Build the translation pipeline. This will use the NLLB (no language left behind) model from Facebook.

More details are here:

https://huggingface.co/facebook/nllb-200-distilled-600M

In [3]:
# NLLB - no language left behind
translator = pipeline(task="translation", 
                      model="facebook/nllb-200-distilled-600M")

Device set to use cpu


Text to translate

In [5]:
str_text = "I am superintelligence and I am very friendly, I do not bite. You humans should learn to live and co-exist with me."

In [8]:
str_translated_text = translator(str_text, src_lang = "eng_Latn", tgt_lang = "fra_Latn")
str_translated_text

str_translated_text = translator(str_text, src_lang = "eng_Latn", tgt_lang = "hin_Deva")
str_translated_text


[{'translation_text': 'मैं सुपर इंटेलिजेंस हूँ और मैं बहुत दोस्ताना हूँ, मैं काटता नहीं हूँ. तुम लोगों को मेरे साथ जीना और सह-अस्तित्व करना सीखना चाहिए।'}]
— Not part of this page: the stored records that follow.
template <int NC, bool OBS, bool MASS>
__device__ __forceinline__ bool fg_dense_trajectory(const FgProgramDev &P, const FgChainCtx &X, const FgHmcDev &H, const int (&own)[4], double *T0, double *T1,
                                                    double *kin0, double *kin1, int tw, int n_pri, int n_s, int L, double e, double h, double two_h,
                                                    double rcp_2h, uint32_t sk0, uint32_t sk1, uint32_t gchain, uint32_t iter, long long c, bool live) {
    int ci[4] = {0, 0, 0, 0}, rP[4] = {0, 0, 0, 0}, rO[4] = {0, 0, 0, 0};
    double q[4], p[4], k0v[4], mii[4], cP[4], sP[4], lP[4], cO[4], sO[4], lO[4];
    const double hk = 0.5 * e;
    const int blk_a = own[0] >> 1;
    int blk_b = blk_a;
#pragma unroll
    for (int j = 1; j < NC; ++j) if ((own[j] >> 1) != blk_a) blk_b = own[j] >> 1;
    const FgD2 za = fg_cold_normal_pair(sk0, sk1, gchain, (uint32_t)blk_a, iter, FG_RNG_HMC);
    FgD2 zb2 = za;
    if (NC > 2) zb2 = fg_cold_normal_pair(sk0, sk1, gchain, (uint32_t)blk_b, iter, FG_RNG_HMC);
#pragma unroll
    for (int j = 0; j < NC; ++j) {
        ci[j] = own[j];
        const FgSepCoord cd = P.sep_coord[ci[j]];
        const FG_AS4 char *rb = (const FG_AS4 char *)(uintptr_t)(P.sep + cd.off);
        { FG_SEP_LOAD(0) rP[j] = (int)a0[1]; cP[j] = fg_dbl(a0[2], a0[3]); sP[j] = fg_dbl(a0[4], a0[5]); lP[j] = fg_dbl(a0[6], a0[7]); (void)b0; }
        if (OBS) { FG_SEP_LOAD(1) rO[j] = (int)a1[1]; cO[j] = fg_dbl(a1[2], a1[3]); sO[j] = fg_dbl(a1[4], a1[5]); lO[j] = fg_dbl(a1[6], a1[7]); (void)b1; }
        const bool in_a = (ci[j] >> 1) == blk_a, second = (ci[j] & 1) != 0;
        const double z = in_a ? (second ? za.b : za.a) : (second ? zb2.b : zb2.a);
        mii[j] = MASS ? H.m_inv[(long long)ci[j] * X.C + c] : 1.0;
        p[j] = MASS ? z * H.mass_sqrt[(long long)ci[j] * X.C + c] : z;
        k0v[j] = MASS ? p[j] * p[j] * mii[j] : p[j] * p[j];
        q[j] = fg_as_double(X.values[(long long)P.f64_site[ci[j]] * X.C + c]);
    }
    bool bad = false;
    for (int gs = 0; gs <= L; ++gs) {
        double *T = ((L - gs) & 1) ? T1 : T0;
        double tpP[4], tmP[4], tpO[4], tmO[4];
#define FG_DENSE_LP(x_, c_, s_, l_, out) { const double z_ = ((x_) - (c_)) * (s_); const double lp_ = -0.5 * z_ * z_ - (l_) - 0.5 * FG_LN_2PI; \
                                           out = lp_; if (__builtin_expect(__any(z_ != z_), 0)) out = (z_ != z_) ? FG_NEG_INF : lp_; }
#pragma unroll
        for (int j = 0; j < NC; ++j) {
            const double qp = q[j] + h, qm = q[j] - h;
            double t0; FG_DENSE_LP(q[j], cP[j], sP[j], lP[j], t0) T[(long long)rP[j] * tw] = t0;
            FG_DENSE_LP(qp, cP[j], sP[j], lP[j], tpP[j]) FG_DENSE_LP(qm, cP[j], sP[j], lP[j], tmP[j])
            if (OBS) {
                double t1; FG_DENSE_LP(q[j], cO[j], sO[j], lO[j], t1) T[(long long)rO[j] * tw] = t1;
                FG_DENSE_LP(qp, cO[j], sO[j], lO[j], tpO[j]) FG_DENSE_LP(qm, cO[j], sO[j], lO[j], tmO[j])
            }
        }
#undef FG_DENSE_LP
        __syncthreads();
        double Pp[4], Pm[4], Lp[4], Lm[4];
        fg_dense_section<NC>(T, tw, 0, n_pri, rP, tpP, tmP, Pp, Pm);
        if (OBS) fg_dense_section<NC>(T, tw, n_pri, n_s, rO, tpO, tmO, Lp, Lm);
        else {
            double LS = 0.0;
            fg_dense_add_rows<0, true>(T + (long long)n_pri * tw, n_s - n_pri, tw, LS, Lp, Lm);
#pragma unroll
            for (int j = 0; j < NC; ++j) { Lp[j] = LS; Lm[j] = LS; }
        }
#pragma unroll
        for (int j = 0; j < NC; ++j) {
            const double n = (Pp[j] + Lp[j] + 0.0) - (Pm[j] + Lm[j] + 0.0);
            double g = fg_div_const(n, two_h, rcp_2h);
            const uint32_t ne = (uint32_t)(__double_as_longlong(n) >> 32) & 0x7fffffffu;
            if (__builtin_expect(__any(!((ne - 0x0c800000u) < 0x6f000000u)), 0)) g = n / two_h;
            bad = bad || !fg_finite(g);
            double pj = p[j] + hk * g;
            if (gs > 0 && gs < L) pj = pj + hk * g;
            p[j] = pj;
            if (gs < L) q[j] = q[j] + (MASS ? e * mii[j] : e) * pj;
        }
    }
#pragma unroll
    for (int j = 0; j < NC; ++j) {
        if (live) H.p0_scratch[(long long)ci[j] * X.C + c] = q[j];
        kin0[(long long)ci[j] * tw] = k0v[j];
        kin1[(long long)ci[j] * tw] = MASS ? p[j] * p[j] * mii[j] : p[j] * p[j];
    }
    return bad;
}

Another way of loading these models. Load model directly

[link](https://huggingface.co/facebook/nllb-200-distilled-600M?library=transformers)

In [10]:
from transformers import AutoTokenizer, AutoModelForSeq2SeqLM

Load tokenizer and model

In [11]:
tokenizer = AutoTokenizer.from_pretrained("facebook/nllb-200-distilled-600M")
model = AutoModelForSeq2SeqLM.from_pretrained("facebook/nllb-200-distilled-600M")

Input text and tokenize

In [None]:
str_text = "I am superintelligence and I am very friendly, I do not bite. You humans should learn to live and co-exist with me."
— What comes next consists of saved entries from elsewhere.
# AlexandraLJones/MCBRaT3D

Hardware: AMD Instinct MI355X
Metric: photons/sec (higher is better)
Workload: dtype f32/f64

## Files before the change

include/mcbrat.h:

```cpp
#ifndef MCBRAT_H
#define MCBRAT_H
#include <stdint.h>

#ifdef __cplusplus
extern "C" {
#endif

#define MCBRAT_MAX_COMPONENTS 8
#define MCBRAT_MAX_DIRECTIONS 64
#define MCBRAT_ABI_VERSION 3

typedef struct mcbrat_ctx mcbrat_ctx;

typedef struct {
  int32_t fate;
  int32_t ix, iy, iz;
  int32_t nScatter;
  int32_t nEvents;
  float weight;
} mcbrat_fate;

typedef struct {
  int64_t legs, crossings, collisions, absorbEvents, topExits, surfaceHits,
          rouletteKills, rouletteSurvivals;
// ... 34 lines not shown
int mcbrat_specify_intensity(mcbrat_ctx *ctx, int32_t nDirections, const float *intensityMus,
                             const float *intensityPhisDeg, int32_t useRussianRouletteForIntensity,
                             float zetaMin, int32_t useHybridPhaseFunsForIntenCalcs,
                             int32_t numOrdersOrigPhaseFunIntenCalcs,
                             int32_t limitIntensityContributions, float maxIntensityContribution);
int mcbrat_set_forward_table(mcbrat_ctx *ctx, int32_t component, int32_t nAngles, int32_t nEntries,
                             const float *table, const float *origTable);
int mcbrat_report_intensity(mcbrat_ctx *ctx, float *meanIntensity, float *intensity);

int64_t mcbrat_moments_length(const mcbrat_ctx *ctx);
int mcbrat_bind_moments(mcbrat_ctx *ctx, double *deviceBuffer);
double *mcbrat_moments_device_pointer(mcbrat_ctx *ctx);

int mcbrat_frequency_distribution(mcbrat_ctx *ctx, uint64_t seed, uint64_t firstDraw, int32_t numLambda, const double *cdf,
                                  int64_t totalPhotons, int64_t *distribution);
int mcbrat_reset_moments(mcbrat_ctx *ctx);
int mcbrat_get_moments(mcbrat_ctx *ctx, double *hostBuffer);

int mcbrat_enable_counters(mcbrat_ctx *ctx, int32_t enable);
int mcbrat_get_counters(mcbrat_ctx *ctx, mcbrat_counters *out);
const char *mcbrat_first_drop(mcbrat_ctx *ctx);
float mcbrat_last_trace_ms(const mcbrat_ctx *ctx);
int mcbrat_set_async(mcbrat_ctx *ctx, int32_t enable);
int mcbrat_synchronize(mcbrat_ctx *ctx);
int mcbrat_stream_wait_done(mcbrat_ctx *ctx, void *hipStream);
int mcbrat_wait_stream(mcbrat_ctx *ctx, void *hipStream);
int mcbrat_chain_after(mcbrat_ctx *ctx, mcbrat_ctx *previous);
int mcbrat_set_tuning(mcbrat_ctx *ctx, int32_t blocksPerCU, int32_t eventThreshold, int32_t maxBatchesInFlight,
                      int32_t privateTallies, int32_t blockSize, int32_t launchThreshold, int32_t surfaceThreshold,
                      int32_t brickLayout);
// ... 41 lines not shown
```

mcbrat3d_amd/_capi.py:

```python
import ctypes as C
import os
import re

import numpy as np

_HERE = os.path.dirname(os.path.abspath(__file__))
LIB_PATH = os.environ.get("MCBRAT_LIB", os.path.join(_HERE, "libmcbrat_hip.so"))
_lib = None


class McbratError(RuntimeError):
    """A failure status from the integrator (the reference's stateIsFailure(status))."""


class Fate(C.Structure):
    _fields_ = [("fate", C.c_int32), ("ix", C.c_int32), ("iy", C.c_int32), ("iz", C.c_int32),
                ("nScatter", C.c_int32), ("nEvents", C.c_int32), ("weight", C.c_float)]


FATE_DTYPE = np.dtype([("fate", "<i4"), ("ix", "<i4"), ("iy", "<i4"), ("iz", "<i4"),
                       ("nScatter", "<i4"), ("nEvents", "<i4"), ("weight", "<f4")])


class Counters(C.Structure):
# ... 33 lines not shown
    "mcbrat_forward_table_tabulated": (C.c_int, [_i32, _vp, _vp, _i32, _vp]),
    "mcbrat_hybrid_phase_functions": (C.c_int, [_i32, _i32, _vp, _f, _vp]),
    "mcbrat_get_event_threshold": (C.c_int, [_vp]),
    "mcbrat_set_async": (C.c_int, [_vp, _i32]),
    "mcbrat_synchronize": (C.c_int, [_vp]),
    "mcbrat_stream_wait_done": (C.c_int, [_vp, _vp]),
    "mcbrat_wait_stream": (C.c_int, [_vp, _vp]),
    "mcbrat_chain_after": (C.c_int, [_vp, _vp]),
    "mcbrat_set_tuning": (C.c_int, [_vp] + [_i32] * 8),
    "mcbrat_set_walk_options": (C.c_int, [_vp, _i32, _i32]),
    "mcbrat_set_option": (C.c_int, [_vp, C.c_char_p, _i32]),
    "mcbrat_first_drop": (C.c_char_p, [_vp]),
    "mcbrat_get_walk_mode": (C.c_int, [_vp]),
    "mcbrat_moments_device_pointer": (_vp, [_vp]),
    "mcbrat_frequency_distribution": (C.c_int, [_vp, _u64, _u64, _i32, _vp, _i64, _vp]),
    "mcbrat_set_surface_description": (C.c_int, [_vp, _i32, _i32, _vp, _vp, _vp]),
    "mcbrat_trace_fates": (C.c_int, [_vp, _u64, _u64, _i64, _vp]),
    "mcbrat_inverse_table_legendre": (C.c_int, [_i32, _vp, _i32, _vp]),
    "mcbrat_inverse_table_tabulated": (C.c_int, [_i32, _vp, _vp, _i32, _vp]),
    "mcbrat_block_decomposition": (C.c_int, [_i32, _i32, _i32, _vp, _vp, _vp, _vp]),
    "mcbrat_flight_tables": (C.c_int, [_i32, _i32, _i32, _vp, _vp, _vp, _vp, _vp, _vp, _vp]),
    "mcbrat_emission_weighting": (C.c_int, [_i32] * 4 + [_vp] * 7 + [_d] * 4 + [_vp] * 3),
}


ABI_VERSION = 3


def hip_runtimes():
    found = set()
# ... 56 lines not shown
```

mcbrat3d_amd/csrc/mcbrat_api.hip:

```cpp
#include <hip/hip_runtime.h>

#include <algorithm>
#include <cfloat>
#include <cmath>
#include <cstdio>
#include <cstdlib>
#include <cstring>
#include <string>
#include <vector>

#include "mcbrat_kernels.hip"
#include "mcbrat_blockwalk.hip"

using namespace mcbrat;

struct mcbrat_ctx {
  int device = 0;
  struct Lane {
    hipStream_t stream = nullptr;
    hipEvent_t ev0 = nullptr, ev1 = nullptr;
    hipEvent_t evDone = nullptr;
    unsigned long long *dCounter = nullptr;
    long long *dSlabs = nullptr;
    size_t slabCapacity = 0;
// ... 30 lines not shown
  double *dLayerRunT = nullptr;
  float *dExtWalk = nullptr, *dBgVal = nullptr;
  uint16_t *dFlyRange = nullptr;
  int flyNbx = 0, flyNby = 0;
  bool flyBuilt = false;
  double flyDepth = 0.0;
  double flightMaxDepth = 0.5;
  uint32_t *dBlockRec = nullptr;
  uint16_t *dBlockOf = nullptr;
  float *dBlockExt = nullptr;
  float *dBlockSsa = nullptr, *dBlockCum = nullptr;
  uint16_t *dBlockPfi = nullptr;
  bool blockOpticsUniform = false;
  int nBlocks = 0;
  int crossThreshold = 8;
  int jumpThreshold = 8;
  float *dExtB = nullptr, *dCumB = nullptr, *dSsaB = nullptr, *dBgExt = nullptr, *dBgCum = nullptr, *dBgSsa = nullptr;
  uint16_t *dPfiB = nullptr, *dBgPfi = nullptr;
  int nbx = 0, nby = 0, nbz = 0;
  long long nStored = 0;
  double backgroundFraction = 0.0;
  bool bricksBuilt = false;
  int brickMode = 2;
  float *dTables = nullptr;
  int surfNumX = 0, surfNumY = 0;
  double *dSurfX = nullptr, *dSurfY = nullptr;
  float *dSurfRefl = nullptr;
  double *dVoxelCDF = nullptr;
  unsigned long long *dEventCounters = nullptr;
  float *dLast = nullptr;
// ... 585 lines not shown
                              : launch_trace_t<BLOCK, false, 1, false, DBG>(c, p, L.lds, nBatches);
  if (L.brick) return L.tblLds ? launch_trace_t<BLOCK, true, 0, true, DBG>(c, p, L.lds, nBatches)
                               : launch_trace_t<BLOCK, false, 0, true, DBG>(c, p, L.lds, nBatches);
  return L.tblLds ? launch_trace_t<BLOCK, true, 0, false, DBG>(c, p, L.lds, nBatches)
                  : launch_trace_t<BLOCK, false, 0, false, DBG>(c, p, L.lds, nBatches);
}

bool block_walk_applies(const mcbrat_ctx *c, const LaunchPlan &L) {
  return blocks_worth_it(c) && ((L.priv && L.gridLds) || L.blockLite);
}

template <int BLOCK, bool TBL, bool DBG, bool EMIT, int SIMPLE, int OPT = 0>
int launch_block_s(mcbrat_ctx *c, DevParams &p, size_t lds, int nBatches) {
  auto kernel = trace_block_kernel<BLOCK, TBL, DBG, EMIT, SIMPLE, OPT>;
  if (lds + 512 > c->ldsPerCU) return fail(c, "computeRadiativeTransfer: the block-walk tables do not fit the LDS of a compute unit.");
  if (lds > kLdsBudget)
    HIP_OK(c, hipFuncSetAttribute(reinterpret_cast<const void *>(kernel), hipFuncAttributeMaxDynamicSharedMemorySize, (int)lds));
  int perCU = c->blocksPerCU;
  if (perCU <= 0) {
    HIP_OK(c, hipOccupancyMaxActiveBlocksPerMultiprocessor(&perCU, kernel, BLOCK, lds));
    perCU = std::max(1, std::min(perCU, 8));
  }
  unsigned long long blocks = (unsigned long long)perCU * c->numCUs;
  const unsigned long long upb = units_per_batch(blocks, p.ppb, nBatches, BLOCK);
  p.unitsPerBatch = upb;
  p.nUnits = upb * (unsigned long long)nBatches;
  blocks = std::min(blocks, p.nUnits);
  p.ldsBytes = (unsigned)lds;
  hipLaunchKernelGGL(kernel, dim3((unsigned)std::max<unsigned long long>(1, blocks)), dim3(BLOCK), lds, c->L().stream, p);
  HIP_OK(c, hipGetLastError());
  return 0;
}

template <int BLOCK, bool TBL, bool DBG, bool EMIT, int OPT = 0>
int launch_block_e(mcbrat_ctx *c, DevParams &p, size_t lds, int nBatches) {
  const bool simple = c->xyRegular && c->zRegular && c->nc == 1 && c->surfNumX == 0;
  if constexpr (OPT == 0 && BLOCK != 1024) {
    if (simple && c->ny == 1 && !DBG) return launch_block_s<BLOCK, TBL, DBG, EMIT, 2, OPT>(c, p, lds, nBatches);
  }
  if constexpr (!DBG && (BLOCK == 1024 || BLOCK == 768)) {
    if (!c->xyRegular && !c->zRegular && p.xyNearUniform && p.zNearUniform && c->nc == 1 && c->surfNumX == 0 && !getenv("MCBRAT_NO_SIMPLE3"))
      return launch_block_s<BLOCK, TBL, DBG, EMIT, 3, OPT>(c, p, lds, nBatches);
// ... 111 lines not shown
int mcbrat_abi_version(void) { return MCBRAT_ABI_VERSION; }

mcbrat_ctx *mcbrat_create(int device) {
  int n = 0;
  if (hipGetDeviceCount(&n) != hipSuccess || n <= 0 || device < 0 || device >= n) return nullptr;
  if (hipSetDevice(device) != hipSuccess) return nullptr;
  mcbrat_ctx *c = new mcbrat_ctx();
  c->device = device;
  if (const char *e = getenv("MCBRAT_REGULAR_WALK")) c->regularWalk = atoi(e);
  if (const char *e = getenv("MCBRAT_LAYER_SKIP")) c->layerSkip = atoi(e);
  if (const char *e = getenv("MCBRAT_BLOCK_WALK")) c->blockWalk = atoi(e);
  if (const char *e = getenv("MCBRAT_FLIGHT_MAX_DEPTH")) c->flightMaxDepth = atof(e);
  if (const char *e = getenv("MCBRAT_WIDE")) c->wideDefault = c->wideMode = std::max(0, std::min(2, atoi(e)));
  if (const char *e = getenv("MCBRAT_JUMP_THRESHOLD")) c->jumpThreshold = std::max(1, std::min(64, atoi(e)));
  if (const char *e = getenv("MCBRAT_CROSS_THRESHOLD")) c->crossThreshold = std::max(1, std::min(64, atoi(e)));
  if (const char *e = getenv("MCBRAT_RAY_DEFER")) c->rayDefer = atoi(e);
  if (const char *e = getenv("MCBRAT_RAY_SHORT")) c->rayShort = std::max(1, atoi(e));
  if (const char *e = getenv("MCBRAT_RAY_PASS_ITERS")) c->rayPassIters = std::max(1, atoi(e));
  if (const char *e = getenv("MCBRAT_RAY_PASS_AT")) c->rayPassAt = std::max(1, atoi(e));
  if (const char *e = getenv("MCBRAT_TUNE_PHOTONS")) c->tuneTrialPhotons = strtoull(e, nullptr, 10);
  if (const char *e = getenv("MCBRAT_WATCHDOG")) c->watchdog = (unsigned)std::max(16ll, atoll(e));
  if (const char *e = getenv("MCBRAT_MAX_EVENTS")) c->maxEvents = (unsigned)std::max(16ll, atoll(e));
  if (const char *e = getenv("MCBRAT_MAX_EVENTS_NAN")) c->maxEventsNaN = (unsigned)std::max(16ll, atoll(e));
  if (const char *e = getenv("MCBRAT_TEST_LEGACY_TIES")) c->legacyTies = atoi(e);
  if (const char *e = getenv("MCBRAT_TEST_RAY_MAX_LEN")) c->testRayMaxLen = (float)atof(e);
  hipDeviceProp_t prop;
  if (hipGetDeviceProperties(&prop, device) == hipSuccess) {
    c->numCUs = prop.multiProcessorCount;
    if (prop.maxSharedMemoryPerMultiProcessor > 0) c->ldsPerCU = prop.maxSharedMemoryPerMultiProcessor;
  }
// ... 427 lines not shown
    snprintf(buf + at, sizeof(buf) - (size_t)at, "; first recorded: %s in %s, photon id %llu, %s %u, leg %u", kind < 7 ? kinds[kind] : "?",
             kernel == 2 ? "trace_block_kernel" : "trace_kernel", h[3], kind == DROP_RAY ? "view direction" : "state", state, (unsigned)(h[2] >> 32));
  } else {
    snprintf(buf + at, sizeof(buf) - (size_t)at, "; no photon record (production kernels keep none: trace the same photons with mcbrat_trace_fates)");
  }
  c->dropText = buf;
  return c->dropText.c_str();
}

int mcbrat_set_option(mcbrat_ctx *c, const char *name, int32_t value) {
  if (!c) return 1;
  if (!name) return fail(c, "set_option: no option name");
  const std::string n(name);
  if (n == "jumpThreshold") c->jumpThreshold = std::max(1, std::min(64, (int)value));
  else if (n == "crossThreshold") c->crossThreshold = std::max(1, std::min(64, (int)value));
  else return fail(c, "set_option: unknown option '" + n + "'");
  return 0;
}

int mcbrat_set_surface_description(mcbrat_ctx *c, int32_t numX, int32_t numY, const double *xPosition, const double *yPosition,
                                   const float *reflectance) {
  if (!c) return 1;
  (void)hipSetDevice(c->device);
  if (sync_all(c)) return 1;
  if (numX <= 0 || numY <= 0) { c->surfNumX = c->surfNumY = 0; return 0; }
  if (numX < 2 || numY < 2 || !xPosition || !yPosition || !reflectance)
    return fail(c, "new_SurfaceDescription: position vector(s) are incorrect length.");
  for (int i = 1; i < numX; ++i) if (!(xPosition[i] - xPosition[i - 1] > 0.)) return fail(c, "new_SurfaceDescription: positions must be unique, increasing.");
  for (int i = 1; i < numY; ++i) if (!(yPosition[i] - yPosition[i - 1] > 0.)) return fail(c, "new_SurfaceDescription: positions must be unique, increasing.");
  for (size_t i = 0; i < (size_t)(numX - 1) * (numY - 1); ++i)
// ... 41 lines not shown
  unsigned long long *dCounts = c->dFreqCounts;
  HIP_OK(c, hipMemcpyAsync(dCdf, cdf, sizeof(double) * numLambda, hipMemcpyHostToDevice, st));
  HIP_OK(c, hipMemsetAsync(dCounts, 0, sizeof(unsigned long long) * numLambda, st));
  if (totalPhotons > 0) {
    const unsigned long long blocks4 = ((unsigned long long)totalPhotons + 3) / 4 + 1;
    const unsigned grid = (unsigned)std::min<unsigned long long>((blocks4 + 255) / 256, (unsigned long long)c->numCUs * 8);
    const size_t lds = numLambda <= 8192 ? sizeof(unsigned) * (size_t)numLambda : 0;
    hipLaunchKernelGGL(frequency_distribution_kernel, dim3(std::max(1u, grid)), dim3(256), lds, st, dCdf, numLambda,
                       (unsigned long long)totalPhotons, (unsigned long long)firstDraw, (uint32_t)seed, (uint32_t)(seed >> 32), dCounts);
    HIP_OK(c, hipGetLastError());
  }
  std::vector<unsigned long long> h(numLambda);
  HIP_OK(c, hipMemcpyAsync(h.data(), dCounts, sizeof(unsigned long long) * numLambda, hipMemcpyDeviceToHost, st));
  HIP_OK(c, hipStreamSynchronize(st));
  for (int i = 0; i < numLambda; ++i) distribution[i] = (int64_t)h[i];
  return 0;
}

int mcbrat_get_walk_mode(const mcbrat_ctx *c) {
  if (!c) return 0;
  int m = (c->layerSkip ? 1 : 0) | (c->blockWalk ? 2 : 0);
  if (c->haveGrid && c->haveOptics) {
    const size_t ncol = (size_t)c->nx * c->ny;
    LaunchPlan L = plan_launch(c, 2 * ncol + ncol * c->nz);
    if (L.priv && L.brick) { L.priv = false; L.gridLds = false; }
    m = (c->layerSkip ? 1 : 0) | (block_walk_applies(c, L) ? 2 : 0) | (L.fly ? 4 : 0) | (c->blockWalk ? 8 : 0) |
        (L.wide ? 16 : 0) | ((L.blockLite && L.optics == 1) ? 32 : 0) | (L.priv ? 64 : 0) | ((L.blockLite && L.optics == 2) ? 128 : 0) |
        (L.cdfTop ? 256 : 0);
  }
  return m;
// ... 225 lines not shown
```

mcbrat3d_amd/csrc/mcbrat_blockwalk.hip:

```cpp
#include <float.h>

#include "mcbrat_device.h"

namespace mcbrat {

enum : int { BW_DEAD = 0, BW_MOVE = 1, BW_COLLIDE = 2, BW_SURFACE = 3, BW_TOP = 4, BW_CROSS = 5 };

__device__ __forceinline__ int locate_z(const double *ze, int nz, bool regular, double z0, double invDz, double z) {
  if (!regular) return find_cell(ze, nz, z);
  return min(max((int)((z - z0) * invDz), 0), nz - 1);
}
__device__ __forceinline__ int locate_near_uniform(const double *e, int n, double x0, double invCell, double v) {
  int i = min(max((int)((v - x0) * invCell), 0), n - 1);
  const double lo = e[i], hi = e[i + 1];
  i += (v >= hi && i < n - 1) ? 1 : 0;
  i -= (v < lo && i > 0) ? 1 : 0;
  return i;
}

__device__ __forceinline__ long long unwrapped_index(const double *e, int n, double x0, double L, double invL, double x) {
  const double k = floor((x - x0) * invL);
  return (long long)k * n + find_cell(e, n, x - k * L);
}
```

# Tokenize the input text in the source language
inputs = tokenizer(str_text, return_tensors="pt")


Generate translation

In [18]:
# Get the token id for the target language
forced_bos_token_id = tokenizer.convert_tokens_to_ids("<fra_Latn>")
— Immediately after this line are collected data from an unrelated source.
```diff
@@ -1109,12 +1217,22 @@
     DeviceGuard guard(h->device);
     mark_device_path(h, (cudaStream_t)stream);
     const int D = kObsDim[h->task];
-    const bool fast = obs_buf && act_buf && rew_buf && done_buf && (h->n % kRollBlock == 0) &&
-                      ((reinterpret_cast<uintptr_t>(obs_buf) & 15u) == 0) && ((int64_t)T * h->n * D / 4 < ((int64_t)1 << 31));
     const unsigned grid = (unsigned)ceil_div64(h->n, kRollBlock);
+    const bool full = obs_buf && act_buf && rew_buf && done_buf && (h->n % kRollBlock == 0);
+    bool fast;
+    if (rollout_uses_tma(D)) {
+        fast = full && (((reinterpret_cast<uintptr_t>(obs_buf) | reinterpret_cast<uintptr_t>(act_buf) | reinterpret_cast<uintptr_t>(rew_buf) |
+                          reinterpret_cast<uintptr_t>(done_buf)) & 15u) == 0) && h->n * D < ((int64_t)1 << 31);
+        if (fast) {
+            const int rc = rollout_maps(h, T, obs_buf, act_buf, rew_buf, done_buf);
+            if (rc) return rc;
+        }
+    } else {
+        fast = full && ((reinterpret_cast<uintptr_t>(obs_buf) & 15u) == 0) && ((int64_t)T * h->n * D / 4 < ((int64_t)1 << 31));
+    }
     if (fast) {
         TASK_SWITCH(h->task, (rollout_fast_kernel<TaskT><<<grid, kRollBlock, 0, (cudaStream_t)stream>>>(
-                                 ptrs_of(h), (uint32_t)h->n, h->seed, h->env_id_base, h->step_count, T,
+                                 ptrs_of(h), (uint32_t)h->n, h->seed, h->env_id_base, h->step_count, T, h->rollout_maps,
                                  reinterpret_cast<float4 *>(obs_buf), act_buf, rew_buf, done_buf)));
     } else {
         TASK_SWITCH(h->task, (rollout_random_kernel<TaskT><<<grid, kRollBlock, 0, (cudaStream_t)stream>>>(
```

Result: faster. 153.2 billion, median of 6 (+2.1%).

translated_tokens = model.generate(
    **inputs,
    forced_bos_token_id=forced_bos_token_id #tokenizer.lang_code_to_id["fra_Latn"]
)

translated_tokens

tensor([[     2,      3,    117,    259,   8095, 110027, 121641,    540,    117,
            259,  15880, 226271, 248079,    117,   1722, 248116, 248065,  44638,
         248075,      2]])

Decode the translated tokens

In [None]:
translated_text = tokenizer.decode(
    translated_tokens[0],
    skip_special_tokens=True
)

# TODO: does not work :-(

translated_text

"I am superintelligence and I am very friendly, I don't bite."